Lowering the voting age to 16, expanding the size of the Mayor and Council, term limits, representative districts, and consideration of ranked-choice voting were among recommendations the city’s Charter Review Commission presented to the Mayor and Council on Dec. 12.

The Mayor and Council are scheduled to discuss, during their Monday, Jan. 30 meeting, whether to adopt any of the recommendations. Recommendations included:

Lowering the age to vote in city elections from 18 to 16, regardless of citizenship. The commission unanimously recommended this change and also recommended that the right to vote in city elections be extended to anyone “who has been a resident of the City of Rockville for six months preceding a municipal election, without regard to citizenship.”

Expanding the Mayor and Council from five members to seven, comprising a mayor and six councilmembers.

Limiting the mayor and councilmembers to three consecutive four-year terms. This would not preclude someone from serving as mayor following three consecutive terms as a councilmember, or vice versa.

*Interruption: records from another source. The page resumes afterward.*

template <int D>
__global__ __launch_bounds__(256) void relpos_long_kernel(const RelLongParams pp) {
  const SeqAttnParams& p = pp.a;
  constexpr int DK = (D + 15) / 16 * 16, NKK = DK / 16;
  constexpr int DV = (D + 31) / 32 * 32, NDT = DV / 32;
  constexpr int VT_PITCH = 32 * 2 + 8;
  constexpr int QE_PITCH = 35;
  constexpr int P_PITCH = 40;
  constexpr int WAVE_BYTES = DV * VT_PITCH + 64 * QE_PITCH * 4;
  static_assert(WAVE_BYTES % 16 == 0 && (DV * VT_PITCH) % 16 == 0 && 32 * P_PITCH * 2 <= 64 * QE_PITCH * 4, "LDS carve-up");
  extern __shared__ __attribute__((aligned(16))) unsigned char ssm[];
  const int lane = threadIdx.x & 63;
  const int wave = __builtin_amdgcn_readfirstlane(threadIdx.x >> 6);
  const long unit = (long)blockIdx.x * 4 + wave;
  if (unit >= pp.n_units) return;
  unsigned char* vt = ssm + wave * WAVE_BYTES;
  float* qeb = reinterpret_cast<float*>(vt + DV * VT_PITCH);
  f16* pb = reinterpret_cast<f16*>(qeb);
  const long item = unit / pp.nqb;
  const int t0 = (int)(unit - item * pp.nqb) * 32;
  const int head = (int)(item % p.heads);
  const long pos = item / p.heads;
  const long bo = pos / p.b_inner, bi = pos % p.b_inner;
  const f16* qb = p.q + bo * p.sq_out + bi * p.sq_in + head * D;
  const f16* kb = p.k + bo * p.sk_out + bi * p.sk_in + head * D;
  const f16* vb = p.v + bo * p.sk_out + bi * p.sk_in + head * D;
  f16* ob = p.o + bo * p.so_out + bi * p.so_in + head * D;
  const int T = p.T, R = p.R, Tq = p.Tq, nc = pp.nc;
  const int t0a = t0 + p.q_off;
  const int frow = lane & 31, fhalf = lane >> 5;
  const int tq = t0 + frow;
  const f32x16 zero16 = {0.f, 0.f, 0.f, 0.f, 0.f, 0.f, 0.f, 0.f, 0.f, 0.f, 0.f, 0.f, 0.f, 0.f, 0.f, 0.f};
  f16x8 qf[NKK];
  load_row_frags<D>(qf, qb, tq, Tq, p.sq_seq, fhalf);
  float qe_lo, qe_hi;
  {
    const f16* erow = pp.ek16 + (long)(frow < 16 ? 0 : 2 * R) * DK;
    f32x16 qe = zero16;
#pragma unroll
    for (int kk = 0; kk < NKK; ++kk)
      qe = __builtin_amdgcn_mfma_f32_32x32x16_f16(*reinterpret_cast<const f16x8*>(erow + kk * 16 + fhalf * 8), qf[kk], qe, 0, 0, 0);
    qe_lo = qe[0];
    qe_hi = qe[8];
  }
  f32x16 oacc[NDT];
#pragma unroll
  for (int d = 0; d < NDT; ++d) oacc[d] = zero16;
  float m_run = -INFINITY, l_run = 0.f, w_lo = 0.f, w_hi = 0.f;
  bool any_edge = false;
  const float sl2 = p.scale * 1.44269504088896340736f;
  for (int s0 = 0; s0 < T; s0 += 32) {
    const int dmin = s0 - (t0a + 31), dmax = s0 + 31 - t0a;
    const int edge = dmin >= R ? 1 : (dmax <= -R ? -1 : 0);
    any_edge |= edge != 0;
    stage_vt<D, 32, 64>(vt, VT_PITCH, vb, p.sk_seq, s0, T, lane);
    f32x16 sc[1] = {zero16};
    {
      const int key = s0 + frow;
#pragma unroll
      for (int kk = 0; kk < NKK; ++kk) {
        const int d0 = kk * 16 + fhalf * 8;
        f16x8 kf;
        if (key < T && d0 < D) kf = *reinterpret_cast<const f16x8*>(kb + (long)key * p.sk_seq + d0);
        else for (int e = 0; e < 8; ++e) kf[e] = (f16)0.f;
        sc[0] = __builtin_amdgcn_mfma_f32_32x32x16_f16(kf, qf[kk], sc[0], 0, 0, 0);
      }
    }
    const int jb = s0 - t0a - 31 + R;
    if (edge == 0) {
#pragma unroll
      for (int blk = 0; blk < 2; ++blk) {
        int row = jb + blk * 32 + frow;
        row = row < 0 ? 0 : (row > 2 * R ? 2 * R : row);
        const f16* erow = pp.ek16 + (long)row * DK;
        f32x16 qe = zero16;
#pragma unroll
        for (int kk = 0; kk < NKK; ++kk)
          qe = __builtin_amdgcn_mfma_f32_32x32x16_f16(*reinterpret_cast<const f16x8*>(erow + kk * 16 + fhalf * 8), qf[kk], qe, 0, 0, 0);
#pragma unroll
        for (int g = 0; g < 4; ++g)
#pragma unroll
          for (int e = 0; e < 4; ++e) qeb[(blk * 32 + 8 * g + 4 * fhalf + e) * QE_PITCH + frow] = qe[4 * g + e];
      }
    }
    __builtin_amdgcn_fence(__ATOMIC_RELEASE, "wavefront");
#pragma unroll
    for (int r = 0; r < 16; ++r) {
      const int kl = (r & 3) + 8 * (r >> 2) + 4 * fhalf;
      const float rel = edge > 0 ? qe_hi : (edge < 0 ? qe_lo : qeb[(kl - frow + 31) * QE_PITCH + frow]);
      sc[0][r] = (s0 + kl < T) ? sc[0][r] + rel : -INFINITY;
    }
    const float psum = online_softmax_step(sc, sl2, m_run, l_run, oacc, [&](float alpha) { w_lo *= alpha; w_hi *= alpha; });
    if (edge > 0) w_hi += psum;
    if (edge < 0) w_lo += psum;
#pragma unroll
    for (int t2 = 0; t2 < 2; ++t2) pv_step(oacc, vt, VT_PITCH, (t2 * 16 + 4 * fhalf) * 2, p_frag(sc[0], t2), frow);
    if (edge == 0) {
#pragma unroll
      for (int g = 0; g < 4; ++g) {
        const f16x4 pw = {(f16)sc[0][4 * g], (f16)sc[0][4 * g + 1], (f16)sc[0][4 * g + 2], (f16)sc[0][4 * g + 3]};
        *reinterpret_cast<f16x4*>(pb + frow * P_PITCH + 8 * g + 4 * fhalf) = pw;
      }
      __builtin_amdgcn_fence(__ATOMIC_RELEASE, "wavefront");
      const int cb = jb + T2V_RELPOS_LONG_PADL;
      const int dl = cb & 7, c0 = cb - dl;
      const int nst = (dl + 62) / 16 + 1;
      for (int u = 0; u < nst; ++u) {
        f16x8 pf;
#pragma unroll
        for (int e = 0; e < 8; ++e) {
          const int kl = 16 * u + 4 * fhalf + (e & 3) + 8 * (e >> 2) - dl + frow - 31;
          pf[e] = (kl >= 0 && kl < 32) ? pb[frow * P_PITCH + kl] : (f16)0.f;
        }
        const int cofs = c0 + 16 * u + 4 * fhalf;
#pragma unroll
        for (int d = 0; d < NDT; ++d) {
          const f16* erow = pp.evt16 + (long)(d * 32 + frow) * nc + cofs;
          const f16x4 lo = *reinterpret_cast<const f16x4*>(erow);
          const f16x4 hi = *reinterpret_cast<const f16x4*>(erow + 8);
          const f16x8 ef = {lo[0], lo[1], lo[2], lo[3], hi[0], hi[1], hi[2], hi[3]};
          oacc[d] = __builtin_amdgcn_mfma_f32_32x32x16_f16(ef, pf, oacc[d], 0, 0, 0);
        }
      }
    }
    __builtin_amdgcn_fence(__ATOMIC_RELEASE, "wavefront");
  }
  if (any_edge) {
#pragma unroll
    for (int d = 0; d < NDT; ++d)
#pragma unroll
      for (int r = 0; r < 16; ++r) {
        const f16* ecol = pp.evt16 + (long)(d * 32 + (r & 3) + 8 * (r >> 2) + 4 * fhalf) * nc + T2V_RELPOS_LONG_PADL;
        oacc[d][r] += w_lo * (float)ecol[0] + w_hi * (float)ecol[2 * R];
      }
  }
  if (tq < Tq) store_o_hilo<D>(ob + (long)tq * p.so_seq, oacc, 1.0f / l_run, p.lo_off, fhalf);
}

template <int D>
hipError_t launch_relpos_long(const SeqAttnParams& p, const f16* ek16, const f16* evt16, hipStream_t s) {
  constexpr int DV = (D + 31) / 32 * 32;
  constexpr int lds = 4 * (DV * (32 * 2 + 8) + 64 * 35 * 4);
  static_assert(lds <= 160 * 1024, "LDS budget");
  RelLongParams pp;
  pp.a = p;
  pp.ek16 = ek16;
  pp.evt16 = evt16;
  pp.nc = T2V_RELPOS_LONG_COLS(p.R);
  pp.nqb = (p.Tq + 31) / 32;
  pp.n_units = p.n_items * pp.nqb;
  auto kern = relpos_long_kernel<D>;
  static t2v_device_flags attr_set;
  {
    const hipError_t e = t2v_set_dynamic_lds(reinterpret_cast<const void*>(kern), lds, attr_set, s);
    if (e != hipSuccess) return e;
  }
  hipLaunchKernelGGL(kern, dim3((unsigned)((pp.n_units + 3) / 4)), dim3(256), lds, s, pp);
  return hipGetLastError();
}

template <bool REL>
hipError_t launch_seqattn(const t2v_op& op, hipStream_t s) {
  SeqAttnParams p;
  p.q = reinterpret_cast<const f16*>(op.p[0]); p.k = reinterpret_cast<const f16*>(op.p[1]); p.v = reinterpret_cast<const f16*>(op.p[2]);
  p.o = reinterpret_cast<f16*>(op.p[3]);
  p.ek = reinterpret_cast<const float*>(op.p[4]);
  p.ev = reinterpret_cast<const float*>(op.p[5]);
  p.Tq = op.i[0]; p.T = op.i[1]; p.heads = op.i[2]; p.b_inner = op.i[4]; p.D = op.i[14] > 0 ? op.i[14] : 64; p.R = op.i[15];
  p.q_off = op.i[16];
  p.n_items = (long)op.i[3] * op.i[4] * p.heads;
  p.sq_seq = op.i[5]; p.sq_out = op.i[6]; p.sq_in = op.i[7];
  p.sk_seq = op.i[8]; p.sk_out = op.i[9]; p.sk_in = op.i[10];
  p.so_seq = op.i[11]; p.so_out = op.i[12]; p.so_in = op.i[13];
  p.scale = op.f[0];
  p.lo_off = REL ? op.i[18] : 0;
  if (REL && op.i[17] == 3) {
    if (p.T <= 0 || p.T > T2V_RELPOS_MAX_FRAMES || p.Tq <= 0 || p.q_off < 0 || p.q_off + p.Tq > p.T || p.R < 0 || p.n_items <= 0 ||
        !(p.scale > 0.f) || op.p[6] == 0 || op.p[7] == 0)
      return hipErrorInvalidValue;
    const f16* ek16 = reinterpret_cast<const f16*>(op.p[6]);
    const f16* evt16 = reinterpret_cast<const f16*>(op.p[7]);
    switch (p.D) {
      case 40: return launch_relpos_long<40>(p, ek16, evt16, s);
      case 64: return launch_relpos_long<64>(p, ek16, evt16, s);
      case 80: return launch_relpos_long<80>(p, ek16, evt16, s);
      case 160: return launch_relpos_long<160>(p, ek16, evt16, s);
      default: return hipErrorInvalidValue;
    }
  }
  if (p.T <= 0 || p.T > 32 || p.Tq <= 0 || p.q_off < 0 || p.q_off + p.Tq > p.T || p.D <= 0 || p.D % 8 != 0 || p.D > 160 || p.n_items <= 0)
    return hipErrorInvalidValue;
  if (REL && (p.R < 0 || p.ek == nullptr || p.ev == nullptr)) return hipErrorInvalidValue;
  if (REL && op.i[17] == 2 && op.p[6] != 0 && op.p[7] != 0 && p.Tq == p.T && p.q_off == 0 && p.T <= 16 && p.R >= p.T - 1 && p.scale > 0.f) {
    const f16* ek16 = reinterpret_cast<const f16*>(op.p[6]);
    const f16* evt16 = reinterpret_cast<const f16*>(op.p[7]);
    switch (p.D) {
      case 40: return launch_relpos16<40>(p, ek16, evt16, s);
      case 64: return launch_relpos16<64>(p, ek16, evt16, s);
      case 80: return launch_relpos16<80>(p, ek16, evt16, s);
      case 160: return launch_relpos16<160>(p, ek16, evt16, s);
      default: break;
    }
  }
  if (REL && op.i[17] == 1 && p.Tq == p.T && p.q_off == 0 && p.R >= p.T - 1 && p.R <= 31 && p.scale > 0.f) {
    {
      switch (p.D) {
        case 40: return launch_relpos_mfma<40>(p, s);
        case 64: return launch_relpos_mfma<64>(p, s);
        case 80: return launch_relpos_mfma<80>(p, s);
        case 160: return launch_relpos_mfma<160>(p, s);
        default: break;
      }
    }
  }
  p.lds_per_wave = (3 * p.T * (p.D * 2 + 16) + p.T * (p.T + 1) * 4 + 15) / 16 * 16;
  const int lds = 4 * p.lds_per_wave;
  const dim3 grid((unsigned)((p.n_items + 3) / 4));
  const int tb = (p.T + 7) / 8;
  auto go = [&](auto kern) -> hipError_t {
    static t2v_device_flags attr_set;
    {
      const hipError_t e = t2v_set_dynamic_lds(reinterpret_cast<const void*>(kern), 160 * 1024, attr_set, s);
      if (e != hipSuccess) return e;
    }
    hipLaunchKernelGGL(kern, grid, dim3(256), lds, s, p);
    return hipGetLastError();
  };
  switch (tb) {
    case 1: return go(seqattn_kernel<1, REL>);
    case 2: return go(seqattn_kernel<2, REL>);
    case 3: return go(seqattn_kernel<3, REL>);
    default: return go(seqattn_kernel<4, REL>);
  }
}

__global__ __launch_bounds__(256) void softmax_rows_kernel(const float* in, f16* out, int rows, int cols,
                                                           int ld_in, int ld_out, float scale) {
  __shared__ float red[4];
  const int row = blockIdx.x;
  if (row >= rows) return;
  const float* x = in + (size_t)row * ld_in;
  const int tid = threadIdx.x, lane = tid & 63, wave = tid >> 6;
  float mx = -INFINITY;
  for (int c = tid; c < cols; c += 256) mx = fmaxf(mx, x[c] * scale);
  for (int o = 32; o > 0; o >>= 1) mx = fmaxf(mx, __shfl_xor(mx, o));
  if (lane == 0) red[wave] = mx;
  __syncthreads();
  mx = fmaxf(fmaxf(red[0], red[1]), fmaxf(red[2], red[3]));
  __syncthreads();
  float sum = 0.f;
  for (int c = tid; c < cols; c += 256) sum += __expf(x[c] * scale - mx);
  for (int o = 32; o > 0; o >>= 1) sum += __shfl_xor(sum, o);
  if (lane == 0) red[wave] = sum;
  __syncthreads();
  sum = red[0] + red[1] + red[2] + red[3];
  const float inv = 1.0f / sum;
  f16* y = out + (size_t)row * ld_out;
  for (int c = tid; c < cols; c += 256) y[c] = (f16)(__expf(x[c] * scale - mx) * inv);
}

template <int D>
void launch_attn(const AttnParams& p, int nbatch, hipStream_t s) {
  const bool small = p.nq <= 32;
  const dim3 g1(1, p.heads, nbatch), g4((p.nq + 127) / 128, p.heads, nbatch);
  if (p.tab != nullptr) {
    if (small && p.nk_max <= 32) hipLaunchKernelGGL((attn_kernel<1, D, 32, true>), g1, dim3(64), 0, s, p);
    else if (small) hipLaunchKernelGGL((attn_kernel<1, D, 64, true>), g1, dim3(64), 0, s, p);
    else hipLaunchKernelGGL((attn_kernel<4, D, 64, true>), g4, dim3(256), 0, s, p);
    return;
  }
  if (small && (p.nk > p.nk2 ? p.nk : p.nk2) <= 32) hipLaunchKernelGGL((attn_kernel<1, D, 32>), g1, dim3(64), 0, s, p);
  else if (small) hipLaunchKernelGGL((attn_kernel<1, D, 64>), g1, dim3(64), 0, s, p);
  else hipLaunchKernelGGL((attn_kernel<4, D, 64>), g4, dim3(256), 0, s, p);
}

}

Creating representative districts. The commission deferred to the Mayor and Council on how to achieve this, as well as whether to include at-large seats.

The creation, by the Mayor and Council, of “a precise, open, transparent, and definitive administrative process for the election of a Councilmember when a vacancy occurs after the 24th month of a term.”

Exploring ranked-choice voting and, if deemed appropriate, implementing the process, which allows voters to rank candidates on a ballot by order of preference. The commission also recommended that ballots offer a “None of the Above” option.

Exploring scheduling city elections to coincide with the presidential or gubernatorial elections. City elections are held every four years, with the next election in November.

The commission unanimously voted to recommend against staggering councilmember elections by electing different seats in different years. Other commission recommendations concerned election outreach, ballot drop boxes, and the terms, appointment, and duties of members of the city’s Board of Supervisors of Elections.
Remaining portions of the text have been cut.